1 ...6 7 8 10 11 12 ...43 Наступил последний день в году – тридцать первое декабря, и Павел Назарович понял после только что состоявшегося короткого разговора с секретаршей Зоей, что копившиеся у него на душе в течение двух месяцев негативные эмоции достигли критической массы и могут вот-вот найти себе выход наружу в причудливой и неадекватной форме. Предновогоднего настроения не чувствовалось совсем, несмотря на украшавшие кабинет декана каскады сверкающего фольгового дождя, развешенного по стенам. Декан совсем, было, уже потерял присутствие духа, когда его служебный телефон разразился предпраздничной радостной трелью.
Он нетерпеливо схватил трубку и почти исступленно крикнул в нее:
– Да-а-а!!!…
– Павел Назарович Гуйманн? – послышался в трубке приятный мужской тенор.
– Совершенно верно! – сразу на несколько октав понизив тембр взбунтовавшегося собственного голоса, подтвердил Гуйманн, в радостном предвкушении затаив дыхание.
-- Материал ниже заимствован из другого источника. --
# mfkiwl/msckf_stereo_c

Hardware: AMD Instinct MI355X
Metric: stereo frames/sec/node on EuRoC-shape input; ATE RMSE vs CPU ref (higher is better)
Workload: dtype f64

## Files before the change

msckf_stereo_c_amd/csrc/hip/ekf_kernels.hip:

```cpp
#include <mutex>
#include <type_traits>
#include "ekf_device.h"
#include "chol_block.h"

#define WG 256

__device__ __forceinline__ double wave_sum(double v) {
    for (int off = 32; off > 0; off >>= 1) v += __shfl_xor(v, off);
    return v;
}

__device__ __forceinline__ double block_sum(double v, double *s_red) {
    v = wave_sum(v);
    const int nw = blockDim.x >> 6;
    __syncthreads();
    if ((threadIdx.x & 63) == 0) s_red[threadIdx.x >> 6] = v;
    __syncthreads();
    double t = 0;
    for (int i = 0; i < nw; ++i) t += s_red[i];
    return t;
}

__device__ __forceinline__ void quat_to_rot(const double *q, double *R) {
    const double x = q[0], y = q[1], z = q[2], w = q[3];
    const double a = 2 * w * w - 1, tw = 2 * w;
    R[0] = a + 2 * x * x;        R[1] = tw * z + 2 * x * y;   R[2] = -tw * y + 2 * x * z;
    R[3] = -tw * z + 2 * y * x;  R[4] = a + 2 * y * y;        R[5] = tw * x + 2 * y * z;
    R[6] = tw * y + 2 * z * x;   R[7] = -tw * x + 2 * z * y;  R[8] = a + 2 * z * z;
}
__device__ __forceinline__ void mat3_mul(const double *A, const double *B, double *C) {
    for (int i = 0; i < 3; ++i) for (int j = 0; j < 3; ++j) C[3 * i + j] = A[3 * i] * B[j] + A[3 * i + 1] * B[3 + j] + A[3 * i + 2] * B[6 + j];
}
__device__ __forceinline__ void mat3_vec(const double *A, const double *v, double *o) {
    for (int i = 0; i < 3; ++i) o[i] = A[3 * i] * v[0] + A[3 * i + 1] * v[1] + A[3 * i + 2] * v[2];
}
__device__ __forceinline__ void mat3t_vec(const double *A, const double *v, double *o) {
    for (int i = 0; i < 3; ++i) o[i] = A[i] * v[0] + A[3 + i] * v[1] + A[6 + i] * v[2];
}

__device__ __forceinline__ void build_phi_q(const mskf_imu_step &st, const double *qc, double *sPhi, double *sA, double *sB) {
    constexpr int N = EKF_IMU_DIM;
    const int tid = threadIdx.x;
    for (int i = tid; i < N * N; i += WG) sA[i] = 0.0;
    __syncthreads();
    if (tid < 9) {
        const int r = tid / 3, c = tid % 3;
        const double g[3] = {st.gyro[0], st.gyro[1], st.gyro[2]}, a[3] = {st.acc[0], st.acc[1], st.acc[2]};
        const double skg[9] = {0, -g[2], g[1], g[2], 0, -g[0], -g[1], g[0], 0};
        const double ska[9] = {0, -a[2], a[1], a[2], 0, -a[0], -a[1], a[0], 0};
        double rs = 0;
        for (int k = 0; k < 3; ++k) rs += st.R_t[3 * r + k] * ska[3 * k + c];
        sA[r * N + c] = -skg[3 * r + c] * st.dt;
        sA[r * N + 3 + c] = (r == c ? -1.0 : 0.0) * st.dt;
        sA[(6 + r) * N + c] = -rs * st.dt;
        sA[(6 + r) * N + 9 + c] = -st.R_t[3 * r + c] * st.dt;
        sA[(12 + r) * N + 6 + c] = (r == c ? 1.0 : 0.0) * st.dt;
    }
    __syncthreads();
    for (int i = tid; i < N * N; i += WG) {
        const int r = i / N, c = i % N;
        double s2 = 0;
        for (int k = 0; k < N; ++k) s2 += sA[r * N + k] * sA[k * N + c];
        sB[i] = s2;
    }
    __syncthreads();
    for (int i = tid; i < N * N; i += WG) {
        const int r = i / N, c = i % N;
        double s3 = 0;
        for (int k = 0; k < N; ++k) s3 += sB[r * N + k] * sA[k * N + c];
        sPhi[i] = (r == c ? 1.0 : 0.0) + sA[i] + 0.5 * sB[i] + (1.0 / 6.0) * s3;
    }
    __syncthreads();
    if (tid < 9) {
        const int r = tid / 3, c = tid % 3;
        double a1u = 0, a2u = 0;
        for (int k = 0; k < 3; ++k) { a1u += sPhi[(6 + r) * N + k] * st.u[k]; a2u += sPhi[(12 + r) * N + k] * st.u[k]; }
        const double v1 = sPhi[(6 + r) * N + c] - (a1u - st.w1[r]) * st.s[c];
        const double v2 = sPhi[(12 + r) * N + c] - (a2u - st.w2[r]) * st.s[c];
        __builtin_amdgcn_wave_barrier();
        sPhi[(6 + r) * N + c] = v1;
        sPhi[(12 + r) * N + c] = v2;
        sPhi[r * N + c] = st.Phi00[3 * r + c];
    }
    __syncthreads();
    for (int i = tid; i < N * N; i += WG) {
        const int r = i / N, c = i % N;
        double q = 0;
        for (int k = 0; k < 12; ++k) q += sPhi[r * N + k] * qc[k / 3] * sPhi[c * N + k];
        sB[i] = q * st.dt;
    }
    __syncthreads();
    }

__global__ __launch_bounds__(WG) void k_ekf_propagate(const EkfStreamDev *streams) {
    const EkfStreamDev &S = streams[blockIdx.y];
    if (S.n_steps <= 0 && !S.J) return;
    double *P = S.P;
    const int d = S.d, ld = S.ld, N = EKF_IMU_DIM;
    __shared__ double sPhi[N * N], sQ[N * N], sP[N * N], sT[N * N], sTot[N * N], sJ[6 * N], sC[6 * N];
    const int tid = threadIdx.x;
    for (int i = tid; i < N * N; i += WG) { sP[i] = P[(size_t)(i / N) * ld + (i % N)]; sTot[i] = (i / N == i % N) ? 1.0 : 0.0; }
    for (int step = 0; step < S.n_steps; ++step) {
        __syncthreads();
        if (S.imu_steps && !S.PhiQ) {
            build_phi_q(S.imu_steps[step], S.qc, sPhi, sT, sQ);
        } else {
            const double *PhiQ = S.PhiQ + (size_t)step * 2 * N * N;
            for (int i = tid; i < N * N; i += WG) { sPhi[i] = PhiQ[i]; sQ[i] = PhiQ[N * N + i]; }
        }
        __syncthreads();
        double t0 = 0, t1 = 0;
        for (int i = tid; i < N * N; i += WG) {
            const int r = i / N, c = i % N;
            double s = 0, st2 = 0;
            for (int k = 0; k < N; ++k) { s += sPhi[r * N + k] * sP[k * N + c]; st2 += sPhi[r * N + k] * sTot[k * N + c]; }
            sT[i] = s;
            if (i < WG) t0 = st2; else t1 = st2;
        }
        __syncthreads();
        double x0 = 0, x1 = 0;
        for (int e = 0; e < 2; ++e) {
            const int i = tid + e * WG;
            if (i < N * N) {
                const int r = i / N, c = i % N;
                double s = 0, st = 0;
                for (int k = 0; k < N; ++k) { s += sT[r * N + k] * sPhi[c * N + k]; st += sT[c * N + k] * sPhi[r * N + k]; }
                const double v = ((s + sQ[r * N + c]) + (st + sQ[c * N + r])) * 0.5;
                if (e == 0) x0 = v; else x1 = v;
            }
        }
        __syncthreads();
        if (tid < N * N) { sP[tid] = x0; sTot[tid] = t0; }
        if (tid + WG < N * N) { sP[tid + WG] = x1; sTot[tid + WG] = t1; }
    }
    __syncthreads();
    if (S.J) for (int i = tid; i < 6 * N; i += WG) sJ[i] = S.J[i];
    __syncthreads();
    for (int c = tid; c < d; c += WG) {
        double col[N];
        if (c < N) { for (int k = 0; k < N; ++k) col[k] = sP[k * N + c]; }
        else {
            double old[N];
            for (int k = 0; k < N; ++k) old[k] = P[(size_t)k * ld + c];
            for (int r = 0; r < N; ++r) {
                double s = 0;
                for (int k = 0; k < N; ++k) s += sTot[r * N + k] * old[k];
                col[r] = s;
            }
            if (S.n_steps > 0) for (int r = 0; r < N; ++r) { P[(size_t)r * ld + c] = col[r]; P[(size_t)c * ld + r] = col[r]; }
        }
        if (S.J) {
            for (int r = 0; r < 6; ++r) {
                double s = 0;
                for (int k = 0; k < N; ++k) s += sJ[r * N + k] * col[k];
                P[(size_t)(d + r) * ld + c] = s;
                P[(size_t)c * ld + (d + r)] = s;
                if (c < N) sC[r * N + c] = s;
            }
        }
    }
    for (int i = tid; i < N * N; i += WG) P[(size_t)(i / N) * ld + (i % N)] = sP[i];
    if (S.J) {
        __syncthreads();
        if (tid < 36) {
            const int r = tid / 6, c = tid % 6;
            double s = 0, st = 0;
            for (int k = 0; k < N; ++k) { s += sC[r * N + k] * sJ[c * N + k]; st += sC[c * N + k] * sJ[r * N + k]; }
            P[(size_t)(d + r) * ld + (d + c)] = (s + st) / 2.0;
        }
    }
}
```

– Мы внимательнейшим образом ознакомились с вашим «личным мнением», отправленным вами по, известному вам, адресу, примерно, месяц назад, и пришли к выводу, что ваше беспокойство по поднятому вопросу вполне обоснованно, даже очень серьезно обоснованно и нам вместе с вами необходимо срочно предпринять немедленные меры, невзирая на предпраздничный день! Тем более, что ваше «личное мнение» оказалось, как нельзя, кстати в связи с расследованием, которые в нашем городе негласно уже давно проводят сотрудники центрального аппарата ФСБ Российской Федерации! Так что вы, Павел Назарович, сами того не ведая, оказали огромную услугу нашему государству – священному делу укрепления его безопасности! … – и невидимый абонент закончил разговор, повесив трубку и оставив Павла Назаровича в состоянии полной психологической растерянности.
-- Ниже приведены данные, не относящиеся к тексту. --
static void cr_factor(const WS& w, const Dims& dm, const CrSched& sc, const int* d_sched, const int* alist, int count, hipStream_t st,
                      int rs_opt, int mt_opt, std::vector<hipEvent_t>* kev = nullptr, int* nkev = nullptr, int fuse_fwd1 = 0, int nlowp = 0) {
  const CrDev cd = cr_dev(sc, d_sched, alist);
  int ke = 0;
// ... 26 lines not shown
      hipLaunchKernelGGL(k_cr_potrf_dma, dim3(cr_grid((long)count * lv.nelim)), dim3(256), (size_t)potrf_dma_lds_doubles() * sizeof(double), st, w, dm, cd, lv.eoff, lv.nelim, count);
    else if (mf) hipLaunchKernelGGL(k_cr_potrf<true>, dim3(cr_grid((long)count * lv.nelim)), dim3(256), factor_lds(), st, w, dm, cd, lv.eoff, lv.nelim, count);
    else hipLaunchKernelGGL(k_cr_potrf<false>, dim3(cr_grid((long)count * lv.nelim)), dim3(256), factor_lds(), st, w, dm, cd, lv.eoff, lv.nelim, count);
    mark(0);
    if (fuse_fwd1) hipLaunchKernelGGL(k_cr_fwd_diag, dim3(cr_grid((long)count * lv.nelim)), dim3(256), solve_lds(dm), st, w, dm, cd, lv.eoff, lv.nelim, count, 1);
    if (lv.nupd == 0) { mark(1); mark(1); mark(2); mark(2); mark(3); mark(3); continue; }
    const long work64 = (long)count * lv.nelim * 2 * nt64;
    const int rs = rs_opt > 0 ? rs_opt : (work64 >= 16384 ? 128 : 64);
    const int mt = mt_opt > 0 ? mt_opt : 64;
    const int nstrip = (dm.dp + rs - 1) / rs, nm = (dm.dp + mt - 1) / mt;
    const long it_trsm = (long)count * lv.nelim * 2 * nstrip;
    const long it_upd = (long)count * ((long)lv.nupd * (nm * (nm + 1) / 2) + (long)lv.nelim * nm * nm);
    mark(1);
    if (mf && use_dma && dm.nt <= TRR_NT) {
      const size_t trsm_lds = (size_t)trd_lds_doubles() * sizeof(double);
      hipLaunchKernelGGL(k_cr_trsm_dma, dim3(cr_grid((long)count * lv.nelim * 2 * nt64)), dim3(256), trsm_lds, st, w, dm, cd, lv.eoff, lv.nelim, count);
    }
    else if (mf) hipLaunchKernelGGL((k_cr_trsm<true, 2>), dim3(cr_grid(it_trsm)), dim3(256), factor_lds(), st, w, dm, cd, lv.eoff, lv.nelim, count, rs);
    else hipLaunchKernelGGL((k_cr_trsm<false, 2>), dim3(cr_grid(it_trsm)), dim3(256), factor_lds(), st, w, dm, cd, lv.eoff, lv.nelim, count, rs);
    mark(1); mark(2);
    if (mf && use_dma) {
      const int nm64 = (dm.dp + 63) / 64;
      const long it_dma = (long)count * ((long)lv.nupd * (nm64 * (nm64 + 1) / 2) + (long)lv.nelim * nm64 * nm64);
      if (nlowp < count)
        hipLaunchKernelGGL(k_cr_update_dma, dim3(cr_grid(it_dma)), dim3(256), (size_t)dma_lds_doubles<UPD_DMA_DEPTH>() * sizeof(double), st, w, dm, cd, lv.eoff, lv.nelim, lv.uoff, lv.nupd, count, fuse_fwd1);
      mark(2); mark(3);
      if (nlowp > 0)
        hipLaunchKernelGGL(k_cr_update_dma_f32, dim3(cr_grid(it_dma)), dim3(256), (size_t)UPD_DMA_DEPTH * DMA_SLAB * sizeof(double), st, w, dm, cd, lv.eoff, lv.nelim, lv.uoff, lv.nupd, count);
      mark(3);
    }
    else if (mf) { hipLaunchKernelGGL((k_cr_update<true, 2>), dim3(cr_grid(it_upd)), dim3(256), factor_lds(), st, w, dm, cd, lv.eoff, lv.nelim, lv.uoff, lv.nupd, count, mt); mark(2); mark(3); mark(3); }
// ... 95 lines not shown
    if (hipMalloc(&ln->big_scr, (size_t)h->dm.B * dm.p * BIG_SCR * dm.n * dm.n * sizeof(double)) != hipSuccess) { snprintf(g_err, sizeof(g_err), "hipMalloc of the generic-stage scratch failed"); return TMPC_E_NOMEM; }
    ln->ws.bscr = (double*)ln->big_scr;
  }
  WS wall = ln->ws;
  wall.A = dA; wall.Bm = dB; wall.H = dH; wall.G = dG; wall.ncnt = dncnt; wall.rho = rho;
  wall.cr_orient = h->d_sched + h->sched.elim.size() + h->sched.upd.size();
  WS w = wall;
  w.A = nullptr; w.Bm = nullptr; w.H = nullptr;
  int* alist = wall.alist;
  int* flist = wall.flist;
  wall.alist = nullptr;
  Opts o = h->opt;
  o.tight = 0; o.tight_tol = 0.0;
  o.fast_exit = (h->flags & TMPC_FLAG_FAST_EXIT) ? 1 : 0;
  if ((h->flags & (TMPC_FLAG_NO_MFMA | TMPC_DEBUG_FLAG_NO_DMA)) || !w.O32 || t3 || dm.dp <= 64 || dm.nt > TRR_NT) o.lowp_switch = 0.0;
  if (o.lowp_switch > 0.0) {
    dm.flags |= DF_LOWP;
    if (ln->o32_dp != 0 && ln->o32_dp != dm.dp) HIPCHK(hipMemsetAsync(w.O32, 0, 2 * (size_t)h->dm.B * h->dm.p * h->dm.dp * ((h->dm.dp + 31) & ~31) * sizeof(float), st));
    ln->o32_dp = dm.dp;
  }
  WS wf = w; wf.alist = flist;
  const int BPall = nb * dm.p;
  const bool prof = (h->flags & TMPC_FLAG_PROFILE) != 0;
  bool use_graph = h->tune_graph && dm.dp <= 64 && !(h->flags & (TMPC_FLAG_PROFILE | TMPC_DEBUG_FLAG_STOP_ASSEMBLED)) && st == ln->st;
  const int reg_max = (h->flags & TMPC_DEBUG_FLAG_NO_LIFT) ? 0 : REG_MAX;
  HIPCHK(hipMemsetAsync(w.active, 0, 5 * sizeof(int), st));
  HIPCHK(hipMemsetAsync(w.trace, 0, (size_t)nb * TRACE_LEN * TRACE_W * sizeof(double), st));
  const size_t big_lds = (size_t)BIG_EIG_LDS * sizeof(double);
  if (big) hipLaunchKernelGGL(kb_init_stage, dim3(BPall), dim3(256), big_lds, st, wall, dm);
  else hipLaunchKernelGGL(k_init_stage, dim3(BPall), dim3(64), slots_bytes(2), st, wall, dm);
  {
    WS wi = wall; wi.alist = alist;
    hipLaunchKernelGGL(k_init_prob, dim3(nb), dim3(64), 0, st, wi, dm);
  }
  hipLaunchKernelGGL(k_init_state, dim3(BPall), dim3(64), 0, st, wall, dm);
  if (eq) hipLaunchKernelGGL(k_phi_init, dim3(BPall), dim3(64), 0, st, wall, dm);
  if (t3) hipLaunchKernelGGL(k_t3_init, dim3(BPall), dim3(64), 0, st, wall, dm);
  int cnt[5] = {0, 0, 0, 0, 0};
  HIPCHK(hipMemcpyAsync(cnt, w.active, 5 * sizeof(int), hipMemcpyDeviceToHost, st));
  HIPCHK(hipStreamSynchronize(st));
  int active = cnt[0], nfac = cnt[0], nlowp = cnt[4];
  const int cap = o.max_iter + o.center_iter * (MUT_BACKOFF_MAX + 1) + 2;
  int it = 0;
  {
    CrLevs plv;
    const bool pays = h->tune_persist >= 2 || dm.p <= 8 || active * h->nlanes >= 96;
    const bool persist = h->tune_persist && pays && !eq && !t3 && !big && dm.dp == 16 && dm.n <= PK_NMAX && !h->tight && !prof &&
                         !(h->flags & TMPC_DEBUG_FLAG_STOP_ASSEMBLED) && cr_small_levels(dm, h->sched, &plv);
// ... 308 lines not shown
    chunk = (int)std::max<uint64_t>(1, std::min<uint64_t>(512, fit));
  }
  tmpc_handle* h = new (std::nothrow) tmpc_handle();
  if (!h) return TMPC_E_NOMEM;
  h->slab = nullptr; h->d_sched = nullptr; h->ev_in = nullptr; h->dd_slab = nullptr; h->dd_bytes = 0; h->tight = 0; h->tight_tol = 0x1p-37;
  if (hipGetDevice(&h->device) != hipSuccess) { delete h; return TMPC_E_HIP; }
  int nl = (make_dims(1, p, nx, mb, ng, nc, step3).dp <= 64 && chunk >= 2) ? 2 : 1;
  if (lanes >= 1) nl = std::min(lanes, MAXL);
  nl = std::max(1, std::min(nl, chunk));
  h->nlanes = nl;
  const int cap = (chunk + nl - 1) / nl;
  h->chunk = cap * nl;
  h->dm = make_dims(cap, p, nx, mb, ng, nc, step3);
  h->sched = cr_build(p);
  h->rs = 0; h->mt = 0;
  h->tune_small = 1; h->tune_pretest = 1; h->tune_fuse = 1; h->tune_graph = 1; h->tune_persist = 1;
  h->opt.tol = 0x1p-25; h->opt.center_tol = 1e-9; h->opt.max_iter = 50; h->opt.center_iter = 12;
  h->opt.fast_exit = 0;
  h->opt.lowp_switch = TMPC_LOWP_SWITCH_DEFAULT;
  h->opt.chord_step = 10.0;
  h->flags = 0;
  WS tmp;
  const size_t lane_bytes = carve(tmp, h->dm, nullptr, nullptr);
  h->slab_bytes = lane_bytes * nl;
  if (hipMalloc(&h->slab, h->slab_bytes) != hipSuccess) {
    snprintf(g_err, sizeof(g_err), "hipMalloc(%zu bytes) failed", h->slab_bytes);
    delete h;
    return TMPC_E_NOMEM;
  }
  int rc = cr_upload(h->sched, &h->d_sched);
  bool ok = (rc == TMPC_OK) && hipEventCreateWithFlags(&h->ev_in, hipEventDisableTiming) == hipSuccess;
// ... 50 lines not shown
  h->flags = flags;
  return TMPC_OK;
}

– Спохватились! – раздраженно воскликнул декан философского факультета, зло глядя на телефон. – Где вы раньше – то были?! – и с горечью подумал о том, как бы он рад был этому звонку, если бы он состоялся всего какой-нибудь месяц назад, когда Владимир Николаевич Бобров был в своем уме и полной «научной» силе, и, вот, тогда-то и можно было бы испытать огромное моральное удовлетворение настоящего победителя, сокрушившего до самого основания опасного противника!
А сейчас ему придется «сплясать» на «прахе» или там – на «костях» идейного врага, неважно, но, в любом случае, Павлу Назаровичу придется «воленс-ноленс» «пинать лежачего», чего он делать не любил, при всей той огромной степени неприязни, которую интуитивно испытывал к Боброву.
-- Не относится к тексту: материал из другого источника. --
template <bool DEFER, int PREP>
__device__ __forceinline__ void requests_group(const RequestParams P, const Retry retry, const int group_x, const int group_y)
{
  const int x = group_x * 64 + (int)(threadIdx.x & 63);
  const int y = group_y * 4 + (int)(threadIdx.x >> 6);
  if (DEFER && group_x == 0 && group_y == 0 && threadIdx.x < VK_BANDS) band_counts(P.v.counters)[threadIdx.x] = 0;

  using L = RequestLds<PREP>;
  constexpr int HALO = L::HALO, TW = L::TW, TH = L::TH, TS = L::TS;
  constexpr int LOADS = (TW * TH + 255) / 256;
  __shared__ int area[L::kAreaWords];
  float* const tile = reinterpret_cast<float*>(area);
  float* const row_min = reinterpret_cast<float*>(area + L::kTileWords);
  float* const row_max = row_min + 10 * 64;
  int* const visits = area + L::kTileWords + (int)(threadIdx.x >> 6) * kVisitWords;
  float staged[LOADS] = {};
  vf3 prep_rgb = {0.0f, 0.0f, 0.0f}, prep_n = {0.0f, 0.0f, 0.0f};
  if (PREP)
  {
    const int x0 = group_x * 64 - HALO, y0 = group_y * 4 - HALO;
#pragma unroll
    for (int t = 0; t < LOADS; ++t)
    {
      const int i = (int)threadIdx.x + 256 * t;
      const int r = i / TW, c = i - r * TW;
      const int vx = x0 + c, vy = y0 + r;
      if (i < TW * TH && vx >= 0 && vx < P.width && vy >= 0 && vy < P.height) staged[t] = P.depth[vy * P.width + vx];
    }
    if (x < P.width && y < P.height)
    {
      const int index = y * P.width + x;
      prep_rgb = *reinterpret_cast<const vf3*>(P.colors + 3 * (size_t)index);
      if (PREP == 1) prep_n = *reinterpret_cast<const vf3*>(P.normals + 3 * (size_t)index);
    }
  }

  if (y < P.height) request_walk<DEFER ? MARK_DEFER : MARK_PLAIN>(P, x, y, retry, visits);

  if (PREP)
  {
#pragma unroll
    for (int t = 0; t < LOADS; ++t)
    {
      const int i = (int)threadIdx.x + 256 * t;
      if (i < TW * TH) tile[(i / TW) * TS + (i % TW)] = staged[t];
    }
    __syncthreads();
#pragma unroll
    for (int t = 0; t < 3; ++t)
    {
      const int e = (int)threadIdx.x + 256 * t;
      if (e < 10 * 64)
      {
        const float* at = tile + (HALO - 1 + (e >> 6)) * TS + (HALO + 2 + (e & 63));
        float lo = +FLT_MAX, hi = -FLT_MAX;
#pragma unroll
        for (int j = -3; j <= 3; ++j)
        {
          lo = fminf(at[j], lo);
          hi = fmaxf(at[j], hi);
        }
        row_min[e] = lo;
        row_max[e] = hi;
      }
    }
    __syncthreads();
    if (x < P.width && y < P.height)
    {
      const int index = y * P.width + x;
      const int lx = (int)(threadIdx.x & 63) + HALO, ly = (int)(threadIdx.x >> 6) + HALO;
      f3 normal = make3(prep_n.x, prep_n.y, prep_n.z);
      if (PREP == 2)
      {
        normal = normal_from_taps(P.k, x, y, tile[ly * TS + lx], tile[ly * TS + lx - 2], tile[ly * TS + lx + 2],
            tile[(ly - 2) * TS + lx], tile[(ly + 2) * TS + lx]);
        P.normals_out[3 * (size_t)index + 0] = normal.x;
        P.normals_out[3 * (size_t)index + 1] = normal.y;
        P.normals_out[3 * (size_t)index + 2] = normal.z;
      }
      const f3 Xcn = xform_dir(P.Tcd, normal);
      float m = 0.0f;
      if (light_color_usable(prep_rgb.x, prep_rgb.y, prep_rgb.z))
      {
        const int first = (int)(threadIdx.x >> 6) * 64 + (int)(threadIdx.x & 63);
        float dmin = +FLT_MAX, dmax = -FLT_MAX;
#pragma unroll
        for (int i = 0; i < 7; ++i)
        {
          dmin = fminf(row_min[first + 64 * i], dmin);
          dmax = fmaxf(row_max[first + 64 * i], dmax);
        }
        m = (dmax - dmin <= P.depth_threshold) ? 1.0f : 0.0f;
      }
      P.mask[index] = m;
      P.records[index] = make_float4(Xcn.x, Xcn.y, Xcn.z, m);
    }
  }
}


constexpr int kArrivalMaxWorkgroups = 65535;

inline int posted_capacity()
{
  const int n = vk_hook(VK_HOOK_POSTED_CAPACITY);
  return (n >= 0 && n < VK_POSTED_SLOTS) ? n : VK_POSTED_SLOTS;
}

inline int retry_capacity()
{
  const int n = vk_hook(VK_HOOK_RETRY_CAPACITY);
  return (n > 0 && n < VK_RETRY_KEYS) ? n : VK_RETRY_KEYS;
}

inline bool set_view_unfused(const vk_volume* v)
{
  const bool unfused = vk_hook(VK_HOOK_SET_VIEW_UNFUSED) == 1;
  return unfused || ((long long)v->main_block_count + v->excess_block_count) / 1024 + 16 > kArrivalMaxWorkgroups;
}

inline bool prep_rides(const vk_light_prep* prep, const vk_frame* frame)
{
  return prep && prep->mask && prep->records && frame->color && frame->normals && frame->content_id != 0 &&
      (long long)frame->width * frame->height <= (long long)prep->capacity &&
      (reinterpret_cast<uintptr_t>(prep->records) & 15) == 0 &&
      (frame->color_width <= 0 || frame->color_width == frame->width) &&
      (frame->color_height <= 0 || frame->color_height == frame->height);
}

inline void prep_note_made(vk_light_prep* prep, const vk_frame* frame)
{
  prep->depth = frame->depth;
  prep->color = frame->color;
  prep->normals = frame->normals;
  prep->width = frame->width;
  prep->height = frame->height;
  prep->depth_to_color = frame->depth_to_color;
  prep->content_id = frame->content_id;
  prep->prepared_threshold = prep->depth_threshold;
  prep->valid = 1;
  prep->normals_out = nullptr;
}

– Еб… я жизнь наша!!! – с горечью, в невольном душевном порыве воскликнул Павел Назарович, поймав себя на мысли, что ему впервые в жизни захотелось до «умопомрачения» напиться холодного свежего «жигулевского» пива – выхлебать немеряное количество галлонов этого пенистого забористо-расслабляющего напитка, столь популярного и любимого студентами-пятикурсниками, вверенного ему факультета…
Малышев и Богатуров с большим аппетитом приканчивали сочную свиную поджарку, перемешанную тушеной картошкой, морковкой и луком, когда к их столику, держа полный разнос на вытянутых руках, неожиданно подошел кандидат философских наук, Владимир Николаевич Бобров.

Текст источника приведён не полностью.